■ **Given data**
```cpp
int rocco_hip_delta_model_lean_f64(rocco_hip_solver *solver, const double *scores_dev, double gamma, size_t n,
                                   const uint8_t *emap_dev, const double *lambdas, size_t n_lambdas, long long *counts_out,
                                   long long *open_out, void *stream)
{
    if (solver == nullptr || scores_dev == nullptr || emap_dev == nullptr || n < 2 || n >= ((size_t)1 << 31) ||
        (n_lambdas > 0 && (lambdas == nullptr || counts_out == nullptr || open_out == nullptr))) {
        return ROCCO_HIP_EINVAL;
    }
    ROCCO_HIP_TRY(hipSetDevice(solver->device)); (void)hipGetLastError();
    return delta_model_lean(solver, scores_dev, gamma, n, emap_dev, lambdas, n_lambdas, counts_out, open_out, (hipStream_t)stream);
}

int rocco_hip_delta_probe_f64(rocco_hip_solver *solver, const double *scores_dev,
                              const double *switch_costs_dev, double gamma, size_t n,
                              const uint8_t *emap_dev, const double *lambdas, size_t n_lambdas,
                              rocco_hip_probe_stats *stats_out, void *stream)
{
    if (solver == nullptr || scores_dev == nullptr || n == 0 || n >= ((size_t)1 << 31) ||
        (n_lambdas > 0 && (lambdas == nullptr || stats_out == nullptr))) {
        return ROCCO_HIP_EINVAL;
    }
    ROCCO_HIP_TRY(hipSetDevice(solver->device)); (void)hipGetLastError();
    return delta_probe(solver, scores_dev, switch_costs_dev, gamma, n, emap_dev, lambdas, n_lambdas,
// ... 1534 lines not shown
```

### rocco_amd/csrc/budget.h

```cpp
#pragma once

#include "kernels.h"

namespace rocco {

int solve_fixed_penalty(rocco_hip_solver *solver, const double *scores_dev,
                        const double *switch_costs_dev, double gamma, size_t n, double lambda,
                        uint8_t *solution_dev, double *value_out, long long *count_out, int *path_out,
                        hipStream_t stream);

int solve_budget_batch(rocco_hip_solver *solver, size_t n_tasks, const rocco_hip_budget_task *tasks,
                       rocco_hip_budget_result *results, hipStream_t stream, const double *score_stats_host = nullptr);

}

namespace rocco {

int delta_probe(rocco_hip_solver *solver, const double *scores_dev, const double *switch_costs_dev,
                double gamma, size_t n, const uint8_t *emap_dev, const double *lambdas, size_t n_lambdas,
                rocco_hip_probe_stats *stats_out, hipStream_t stream);

int delta_spine(rocco_hip_solver *solver, const double *scores_dev, const double *switch_costs_dev,
                double gamma, size_t n, const uint8_t *emap_dev, const double *lambdas, size_t n_lambdas,
                int solution_index, uint8_t *solution_dev, long long *counts_out, hipStream_t stream);

int delta_build_map(rocco_hip_solver *solver, const double *scores_dev, const double *switch_costs_dev,
                    double gamma, size_t n, double lambda_ref, double margin, uint8_t *emap_dev,
                    hipStream_t stream);

int delta_bound_rounds(rocco_hip_solver *solver, const double *scores_dev, double gamma, size_t n,
                       const double *lambdas, const int *round_sizes, int n_rounds, double *lambdas_used_out,
                       long long *counts_out, long long *level_len_out, hipStream_t stream);

int delta_window(rocco_hip_solver *solver, const double *scores_dev, const double *switch_costs_dev,
                 double gamma, size_t n, const uint8_t *emap_dev, double lambda_lo, double lambda_hi,
// ... 13 lines not shown
```

### rocco_amd/csrc/budget.hip

```cpp
#include "budget.h"

#include <algorithm>
#include <atomic>
#include <chrono>
#include <cmath>
#include <cstdio>
#include <cstdlib>
#include <cstring>
#include <thread>

#include "chain.h"
#include "model_chain.h"
#include "chain_fast.h"
#include "lean.h"
#include "lean_tasks.h"
#include "search.h"

namespace rocco {

namespace {

struct DevProblem {
    const double *scores = nullptr;
    const double *costs = nullptr;
// ... 1996 lines not shown
        if ((rc = solver_->host_back.reserve(bytes_out)) != ROCCO_HIP_OK) return rc;
        char *h = (char *)solver_->host_stage.ptr;
        StatsTask *ht = (StatsTask *)h;
        for (size_t b = 0; b < B; ++b) {
            ht[b].scores = probs[b].scores;
            ht[b].switch_costs = probs[b].costs;
            ht[b].n = (long long)probs[b].n;
        }
        std::memcpy(h + bytes_tasks, blockmap.data(), nbt * sizeof(int2));
        char *dv = (char *)solver_->dev_misc.ptr;
        ROCCO_HIP_TRY(hipMemcpyAsync(dv, h, bytes_tasks + bytes_map, hipMemcpyHostToDevice, stream_));
        double *d_part = (double *)(dv + bytes_tasks + bytes_map);
        double *d_out = (double *)(dv + bytes_tasks + bytes_map + bytes_part);
        if ((rc = launch_stats((const StatsTask *)dv, (int)B, (const int2 *)(dv + bytes_tasks), (int)nbt, d_part,
                               d_out, stream_)) != ROCCO_HIP_OK) {
            return rc;
        }
        ROCCO_HIP_TRY(hipMemcpyAsync(solver_->host_back.ptr, d_out, B * 5 * sizeof(double), hipMemcpyDeviceToHost, stream_));
        ROCCO_HIP_TRY(hipStreamSynchronize(stream_));
        std::memcpy(out.data(), solver_->host_back.ptr, B * 5 * sizeof(double));
        return ROCCO_HIP_OK;
    }

    int chain_rounds_run = 0;
    int chain_search(const std::vector<ChainProblem> &problems, const SearchOptions &opt, std::vector<double> &stats_out,
                     std::vector<Presearch> &pre, bool &ran)
    {
        ran = false;
        const double tc0 = now_us();
        const size_t B = probs.size();
        const bool forced = env_set("ROCCO_HIP_CHAIN");
        if (!env_flag("ROCCO_HIP_CHAIN", true) || solver_->lean == 0 || B == 0 || B > (size_t)kChainMaxProblems ||
            !opt.use_bounds || opt.force_exact || !opt.use_compaction) {
            return ROCCO_HIP_OK;
        }
        bool any = false;
        long long tiles0 = 0;
        for (size_t b = 0; b < B; ++b) {
            any = any || lean_eligible(b);
            tiles0 += lean_tiles(probs[b].n);
            if (probs[b].n >= ((size_t)1 << 31)) {
                return ROCCO_HIP_OK;
            }
        }
        if (!any) {
            return ROCCO_HIP_OK;
        }
        if (tiles0 < env_ll("ROCCO_HIP_CHAIN_MIN_TILES", 4096) && !forced) {
            return ROCCO_HIP_OK;
// ... 9 lines not shown
        tune.wgs = std::max(64, env_int("ROCCO_HIP_CHAIN_WGS", 512));
        tune.pilot_wgs = std::max(64, env_int("ROCCO_HIP_CHAIN_PILOT_WGS", 512));
        tune.pilot_tiles = std::max(2, env_int("ROCCO_HIP_CHAIN_PILOT_TILES", 16));
        tune.big_points = env_int("ROCCO_HIP_CHAIN_BIG_POINTS", 2);
        tune.search_gate = opt.search_gate;
        tune.survey_gate = opt.survey_gate;
        tune.interpolate = env_int("ROCCO_HIP_CHAIN_INTERP", 0);
        tune.spread = env_double("ROCCO_HIP_CHAIN_SPREAD", 0.005);
        if (!(tune.spread > 0.0 && tune.spread < 0.5)) {
            tune.spread = 0.005;
        }
        tune.soft_mult = env_double("ROCCO_HIP_CHAIN_SOFT", 0.8);
        {
            std::vector<double> mults = {2.2, 1.2};
            env_list("ROCCO_HIP_CHAIN_LEVELS", mults);
            tune.n_mults = (int)std::min(mults.size(), (size_t)kChainMaxMults);
            for (int k = 0; k < kChainMaxMults; ++k) {
                tune.mults[k] = (k < tune.n_mults) ? mults[(size_t)k] : 0.0;
            }
        }
        const int R = std::max(1, env_int("ROCCO_HIP_CHAIN_ROUNDS", 12));

        std::vector<int2> blockmap;
        for (size_t b = 0; b < B; ++b) {
            const int nb = (int)((probs[b].n + kFastBlockLoci - 1) / kFastBlockLoci);
            for (int k = 0; k < nb; ++k) {
                blockmap.push_back(make_int2((int)b, k));
            }
        }
        const size_t nbt = blockmap.size();
        Layout lay;
        const size_t o_ctl = lay.at(sizeof(LeanRoundCtl));
        const size_t o_in = lay.at(B * sizeof(ChainInput));
        const size_t o_stasks = lay.at(B * sizeof(StatsTask));
        const size_t o_bmap = lay.at(nbt * sizeof(int2));
        lay.end_upload();
        const size_t up_bytes = lay.uploaded;
        const size_t o_probs = lay.at(B * sizeof(ChainProb));
        const size_t o_stats = lay.at(B * 5 * sizeof(double));
        const size_t o_ctl_back = lay.at(sizeof(LeanRoundCtl));
        const size_t down_bytes = lay.bytes() - o_probs;
        const size_t o_hot = lay.at(B * sizeof(ChainHot));
        const size_t o_pilot = lay.at(B * sizeof(ChainPilot));
        const size_t o_evals = lay.at(B * sizeof(ChainEvals));
        const size_t o_tasks = lay.at(B * sizeof(LeanTask));
        const size_t o_points = lay.at(B * kLeanMaxPoints * sizeof(double));
        const size_t o_results = lay.at(B * kLeanMaxPoints * sizeof(LeanResult));
// ... 2 lines not shown
        const bool want_trace = env_set("ROCCO_HIP_CHAIN_TRACE");
        const size_t o_trace = lay.at((size_t)(R + 2) * 8 * sizeof(long long));
        if ((rc = solver_->dev_chain.reserve(lay.bytes() + 256)) != ROCCO_HIP_OK) return rc;
        if ((rc = solver_->host_chain.reserve(std::max(up_bytes, down_bytes) + 256)) != ROCCO_HIP_OK) return rc;
        char *dv = (char *)solver_->dev_chain.ptr;
        char *h = (char *)solver_->host_chain.ptr;
        std::memset(h, 0, o_in);
        ChainInput *hin = (ChainInput *)(h + o_in);
        StatsTask *hst = (StatsTask *)(h + o_stasks);
        for (size_t b = 0; b < B; ++b) {
            const DevProblem &p = probs[b];
            hin[b].scores = p.scores;
            hin[b].n = (long long)p.n;
            hin[b].gamma = p.gamma;
            hin[b].target = std::max(0LL, std::min(problems[b].target_count, (long long)p.n));
            hin[b].pool_begin = lean_[b].pool_begin;
            hin[b].pool_end = lean_[b].pool_end;
            hin[b].allowed = lean_eligible(b) ? 1 : 0;
            hin[b].can_pilot = can_pilot(b) ? 1 : 0;
            hst[b].scores = p.scores;
            hst[b].switch_costs = p.costs;
            hst[b].n = (long long)p.n;
        }
        std::memcpy(h + o_bmap, blockmap.data(), nbt * sizeof(int2));
        ROCCO_HIP_TRY(hipMemcpyAsync(dv, h, up_bytes, hipMemcpyHostToDevice, stream_));
        if ((rc = launch_stats((const StatsTask *)(dv + o_stasks), (int)B, (const int2 *)(dv + o_bmap), (int)nbt, (double *)(dv + o_part),
                               (double *)(dv + o_stats), stream_)) != ROCCO_HIP_OK) {
            return rc;
        }

        const long long rec_cap = 8 * (tiles0 + (long long)tune.wgs) + 64 * (long long)B;
        if ((rc = reserve_round_scratch(rec_cap, false)) != ROCCO_HIP_OK) return rc;

        ChainArgs A;
        A.n_problems = (int)B;
        A.rec_capacity = (int)std::min<long long>(rec_cap, 0x7FFFFFFF);
        A.inputs = (const ChainInput *)(dv + o_in);
        A.probs = (ChainProb *)(dv + o_probs);
        A.hot = (ChainHot *)(dv + o_hot);
        A.pilot = (ChainPilot *)(dv + o_pilot);
        A.evals = (ChainEvals *)(dv + o_evals);
        A.stats = (const double *)(dv + o_stats);
        A.ctl = (LeanRoundCtl *)(dv + o_ctl);
        A.tasks = (LeanTask *)(dv + o_tasks);
        A.points = (double *)(dv + o_points);
        A.results = (LeanResult *)(dv + o_results);
        A.pre = (LeanCompactTask *)(dv + o_pre);
        A.pool = (char *)solver_->dev_lean_pool.ptr;
        A.trace = want_trace ? (long long *)(dv + o_trace) : nullptr;
        A.tune = tune;
// ... 910 lines not shown
    stats_out->n_diff = w.n_diff;
    stats_out->diff_adjacent = w.diff_adjacent ? 1 : 0;
    stats_out->overflow = w.overflow ? 1 : 0;
    stats_out->max_run = w.max_run;
    for (size_t k = 0; k < 16; ++k) {
        if (k < w.diffs.size()) {
            stats_out->diff_locus[k] = w.diffs[k].locus;
            stats_out->diff_margin_lo[k] = w.diffs[k].margin_lo;
            stats_out->diff_margin_hi[k] = w.diffs[k].margin_hi;
            stats_out->diff_run[k] = w.diffs[k].run;
            stats_out->diff_cls_lo[k] = w.diffs[k].cls_lo;
            stats_out->diff_cls_hi[k] = w.diffs[k].cls_hi;
        } else {
            stats_out->diff_locus[k] = -1;
            stats_out->diff_margin_lo[k] = stats_out->diff_margin_hi[k] = 0.0;
            stats_out->diff_run[k] = 0;
            stats_out->diff_cls_lo[k] = stats_out->diff_cls_hi[k] = 0;
        }
    }
    return ROCCO_HIP_OK;
}

int solve_budget_batch(rocco_hip_solver *solver, size_t n_tasks, const rocco_hip_budget_task *tasks,
                       rocco_hip_budget_result *results, hipStream_t stream, const double *score_stats_host)
{
    HipEvaluator ev(solver, stream);
    std::vector<ChainProblem> problems(n_tasks);
    for (size_t t = 0; t < n_tasks; ++t) {
        DevProblem d;
        d.scores = tasks[t].scores_dev;
        d.costs = (tasks[t].n > 1) ? tasks[t].switch_costs_dev : nullptr;
        d.gamma = tasks[t].gamma;
        d.n = tasks[t].n;
        d.solution = tasks[t].solution_dev;
        ev.probs.push_back(d);
        problems[t].n = tasks[t].n;
        problems[t].gamma = tasks[t].gamma;
        problems[t].target_count = tasks[t].target_count;
        problems[t].sum_costs = tasks[t].sum_costs;
        problems[t].max_iter = tasks[t].max_iter;
    }
    int rc;
    SearchOptions opt;
    opt.force_exact = solver->force_exact != 0;
    opt.spec_depth = solver->spec_depth;
    opt.big_round_loci = ev.env_double("ROCCO_HIP_BIG_ROUND", opt.big_round_loci);
    opt.small_round_loci = ev.env_double("ROCCO_HIP_SMALL_ROUND", opt.small_round_loci);
// ... 3 lines not shown
    opt.use_bounds = ev.env_flag("ROCCO_HIP_BOUNDS", opt.use_bounds);
    opt.search_gate = ev.env_double("ROCCO_HIP_SEARCH_GATE", opt.search_gate);
    if (ev.env_set("ROCCO_HIP_SEARCH_POINTS")) opt.search_points = std::max(1, ev.env_int("ROCCO_HIP_SEARCH_POINTS", 0));
    opt.search_interpolate = ev.env_flag("ROCCO_HIP_SEARCH_INTERP", opt.search_interpolate);
    std::vector<CalibrationResult> res;
    const double t_solve0 = HipEvaluator::now_us();
    ev.marks_on_ = ev.env_int("ROCCO_HIP_TIMING", 0) >= 2;
    ev.mark("solve begins");
    opt.use_compaction = ev.env_flag("ROCCO_HIP_COMPACT", opt.use_compaction);
    opt.pilot_rounds = ev.env_int("ROCCO_HIP_PILOT_ROUNDS", opt.pilot_rounds);
    opt.pilot_points = ev.env_int("ROCCO_HIP_PILOT_POINTS", opt.pilot_points);
    opt.align_maps = ev.env_flag("ROCCO_HIP_ALIGN_MAPS", opt.align_maps);
    opt.align_windows = ev.env_flag("ROCCO_HIP_ALIGN_WINDOWS", opt.align_windows);
    ev.env_list("ROCCO_HIP_PILOT_LEVELS", opt.pilot_levels);
    struct LeanOverride {
        rocco_hip_solver *solver;
        int saved;
        ~LeanOverride() { solver->lean = saved; }
    } lean_override{solver, solver->lean};
    if (ev.env_set("ROCCO_HIP_LEAN")) solver->lean = ev.env_flag("ROCCO_HIP_LEAN", true) ? 1 : 0;
    std::vector<double> chain_stats;
    std::vector<Presearch> presearch;
    bool chained = false;
    if (score_stats_host == nullptr) {
        if ((rc = ev.chain_search(problems, opt, chain_stats, presearch, chained)) != ROCCO_HIP_OK) return rc;
    }
    const double tp0 = HipEvaluator::now_us();
    ev.mark("threshold chain parsed");
    if ((rc = prepare(ev, problems, nullptr, score_stats_host, chained ? &chain_stats : nullptr)) != ROCCO_HIP_OK) return rc;
    const double tp1 = HipEvaluator::now_us();
    if ((rc = calibrate_batch(ev, problems, opt, res, chained ? &presearch : nullptr)) != ROCCO_HIP_OK) return rc;
    const double tp2 = HipEvaluator::now_us();
    ev.mark("calibration ends");
    if ((rc = ev.scatter_all()) != ROCCO_HIP_OK) return rc;
    ROCCO_HIP_TRY(hipStreamSynchronize(stream));
    const double t_prepare = tp1 - tp0, t_calibrate = tp2 - tp1, t_scatter = HipEvaluator::now_us() - tp2;
    g_model_chain_counters[0].fetch_add(ev.model_chains, std::memory_order_relaxed);
    g_model_chain_counters[1].fetch_add(ev.model_chain_facts, std::memory_order_relaxed);
    g_model_chain_counters[2].fetch_add(ev.model_chain_hits, std::memory_order_relaxed);
    g_model_chain_counters[3].fetch_add(ev.model_chain_misses, std::memory_order_relaxed);
    g_model_chain_counters[4].fetch_add(ev.model_chain_written, std::memory_order_relaxed);
    g_model_chain_counters[5].fetch_add(ev.model_chain_windows_answered, std::memory_order_relaxed);
    if (ev.env_set("ROCCO_HIP_DEBUG") || ev.env_set("ROCCO_HIP_TIMING")) {
        const double total = HipEvaluator::now_us() - t_solve0;
        std::fprintf(stderr, "[host] solve %.0f us: %d rounds (%d with rounding-model kernels): in the rounds %.0f us = waiting for the device %.0f "
                             "+ reading results %.0f + preparing and submitting %.0f; search logic and the rest %.0f us\n",
                     total, ev.rounds_all, ev.rounds, ev.t_round_, ev.t_wait_, ev.t_consume_,
                     ev.t_round_ - ev.t_wait_ - ev.t_consume_, total - ev.t_round_);
// ... 34 lines not shown
```
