constexpr int kPackRows = kPackThreads;
constexpr int kRowWords = (int) (sizeof(gpsiq_chan_t) / 8);
static_assert(sizeof(gpsiq_chan_t) % 8 == 0, "rows are streamed as 8-byte words");
__global__ __launch_bounds__(kPackThreads) void pack_raw(const gpsiq_chan_t *__restrict__ ch, int nblocks, int nchan, double delt,
                                                         DChan *__restrict__ out, EvalCtrl *__restrict__ ctrl)
{
    __shared__ __attribute__((aligned(16))) uint64_t rows[kPackRows * kRowWords];
    constexpr int kBlocksPerWg = kPackThreads / 16;
    const int blk0 = (int) blockIdx.x * kBlocksPerWg;
    const int nblk = nblocks - blk0 < kBlocksPerWg ? nblocks - blk0 : kBlocksPerWg;
    const size_t first = (size_t) blk0 * nchan;
    const int words = nblk > 0 ? nblk * nchan * kRowWords : 0;
    const uint64_t *src = reinterpret_cast<const uint64_t *>(ch + first);
    constexpr int kInFlight = 16;
    for (int w0 = threadIdx.x; w0 < words; w0 += kPackThreads * kInFlight) {
        uint64_t t[kInFlight];
#pragma unroll
        for (int j = 0; j < kInFlight; ++j) { const int w = w0 + j * kPackThreads; t[j] = w < words ? src[w] : 0; }
#pragma unroll
        for (int j = 0; j < kInFlight; ++j) { const int w = w0 + j * kPackThreads; if (w < words) rows[w] = t[j]; }
    }
    __syncthreads();
    const int lb = (int) (threadIdx.x >> 4), i = (int) (threadIdx.x & 15);
    const int b = blk0 + lb;
    const bool live = lb < nblk && i < nchan;
    DChan d;
    d.f_carr = 0.0; d.carr_phase = 0.0; d.prn = 0; d.pos = 0; d.f_code = 0.0; d.code_phase = 0.0; d.gain = 0.0; d.nav = 0; d.start = 0.0;
    if (live) {
        ev::pack_chan(*reinterpret_cast<const gpsiq_chan_t *>(&rows[(size_t) (lb * nchan + i) * kRowWords]), &d);
        out[(size_t) b * nchan + i] = d;
    }
    const double code_inc = d.f_code * delt;
    const bool counts = live && d.prn > 0 && d.prn <= 32 && code_inc > 0.0 && code_inc < 2.0 && d.gain > -ev::kEvMaxGain && d.gain < ev::kEvMaxGain;
    reduce_params(counts, counts ? (unsigned long long) (long long) __builtin_rint(code_inc * 0x1p56) : 0ull,
                  counts ? (long long) (250.0 * __builtin_fabs(d.gain)) : 0ll, ctrl);
}

__global__ __launch_bounds__(kLinkThreads) void chain_link_scan(DChan *__restrict__ chan, const Rec *__restrict__ rec, int b0, int nb, int nchan,
                                                                double delt, LinkCarry *__restrict__ carry, EvalCtrl *__restrict__ ctrl, int piece)
{
    __shared__ Link sl[kLinkThreads];
    __shared__ int s_seed[kLinkThreads], s_fail[kLinkThreads];
    __shared__ double s_next[kLinkThreads];
    __shared__ LinkCarry s_carry;
    __shared__ unsigned s_unknown, s_linked;
    const int i = blockIdx.x, tid = threadIdx.x;
    if (tid == 0) {
        LinkCarry c;
        c.d = 0; c.y = 0.0; c.prn = 0; c.known = 0;
        if (b0 > 0) c = carry[i];
        s_carry = c;
        s_unknown = 0; s_linked = 0;
    }
    __syncthreads();
    for (int base = 0; base < nb; base += kLinkThreads) {
        const int b = b0 + base + tid;
        const bool live = base + tid < nb;
        const LinkCarry cy = s_carry;
        const size_t at = (size_t) b * nchan + i;
        double carr_phase = 0.0, f_carr = 0.0;
        int prn = 0, prev_prn = 0;
        Rec r;
        r.xs = 0.0; r.e = 0.0; r.cum[0] = 0; r.cum[1] = 0; r.lo = 0; r.hi = 0; r.ok = 0; r.info = 0;
        if (live) {
            const DChan d = chan[at];
            carr_phase = d.carr_phase; f_carr = d.f_carr; prn = d.prn > 0 ? d.prn : 0;
            r = rec[at];
            if (b > 0) { const int p = chan[at - nchan].prn; prev_prn = p > 0 ? p : 0; }
        }
        const bool active = live && prn > 0;
        const bool seed = active && (b == 0 || prev_prn != prn);
        bool el_ok = true;
        Link el = ev::link_identity();
        if (live) {
            if (!active) el = ev::link_element(true, 0, r, 0.0, &el_ok);
            else if (seed) {
                int64_t d0 = 0;
                const bool ex = lane::exact_units(carr_phase, r.xs, &d0);
                el = ev::link_element(true, ex ? d0 : 0, r, 0.0, &el_ok);
                el_ok = ex;
            } else el = ev::link_element(false, 0, rec[at - nchan], r.xs, &el_ok);
        }
        sl[tid] = el;
        __syncthreads();
        for (int off = 1; off < kLinkThreads; off <<= 1) {
            Link a = sl[tid], p;
            const bool has = tid >= off;
            if (has) p = sl[tid - off];
            __syncthreads();
            if (has) sl[tid] = ev::link_compose(p, a);
            __syncthreads();
        }
        const int64_t dd = ev::link_apply(sl[tid], cy.d);
        double next = 0.0;
        const bool linked = active && el_ok && __builtin_fabs(f_carr * delt) < 0.5 && ev::link_check(r, dd, &next);
        s_seed[tid] = (live && (seed || !active)) ? tid : -1;
        s_fail[tid] = (active && !linked) ? tid : -1;
        s_next[tid] = next;
        __syncthreads();
        for (int off = 1; off < kLinkThreads; off <<= 1) {
            int a = s_seed[tid], f = s_fail[tid], pa = -1, pf = -1;
            const bool has = tid >= off;
            if (has) { pa = s_seed[tid - off]; pf = s_fail[tid - off]; }
            __syncthreads();
            if (has) { s_seed[tid] = pa > a ? pa : a; s_fail[tid] = pf > f ? pf : f; }
            __syncthreads();
        }
        int last_seed = s_seed[tid], last_fail = tid > 0 ? s_fail[tid - 1] : -2;
        if (last_seed < 0) last_seed = -1;
        if (last_fail < 0) last_fail = cy.known ? -2 : -1;
        const bool known = last_fail < last_seed;
        if (live) {
            double x = 0.0;
            if (active) x = seed ? carr_phase : (tid > 0 ? s_next[tid - 1] : cy.y);
            if (!active || known) chan[at].start = x;
            if (active && !(known && linked)) atomicAdd(&s_unknown, 1u);
            if (active && known && linked) atomicAdd(&s_linked, 1u);
        }
        const int n_here = nb - base < kLinkThreads ? nb - base : kLinkThreads;
        __syncthreads();
        if (tid == n_here - 1) {
            LinkCarry c;
            c.d = dd; c.y = next; c.prn = prn; c.known = (active && known && linked) ? 1 : 0;
            s_carry = c;
        }
        __syncthreads();
    }
    if (tid == 0) {
        carry[i] = s_carry;
        ctrl->unknown[piece][i] = (int) s_unknown;
        atomicAdd(&ctrl->linked, s_linked);
    }
}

■ **Problem description**
"ChainHot" is the word to look for; copy every line of the data that has it.

■ **Result for this exercise**
        const size_t o_hot = lay.at(B * sizeof(ChainHot));
        A.hot = (ChainHot *)(dv + o_hot);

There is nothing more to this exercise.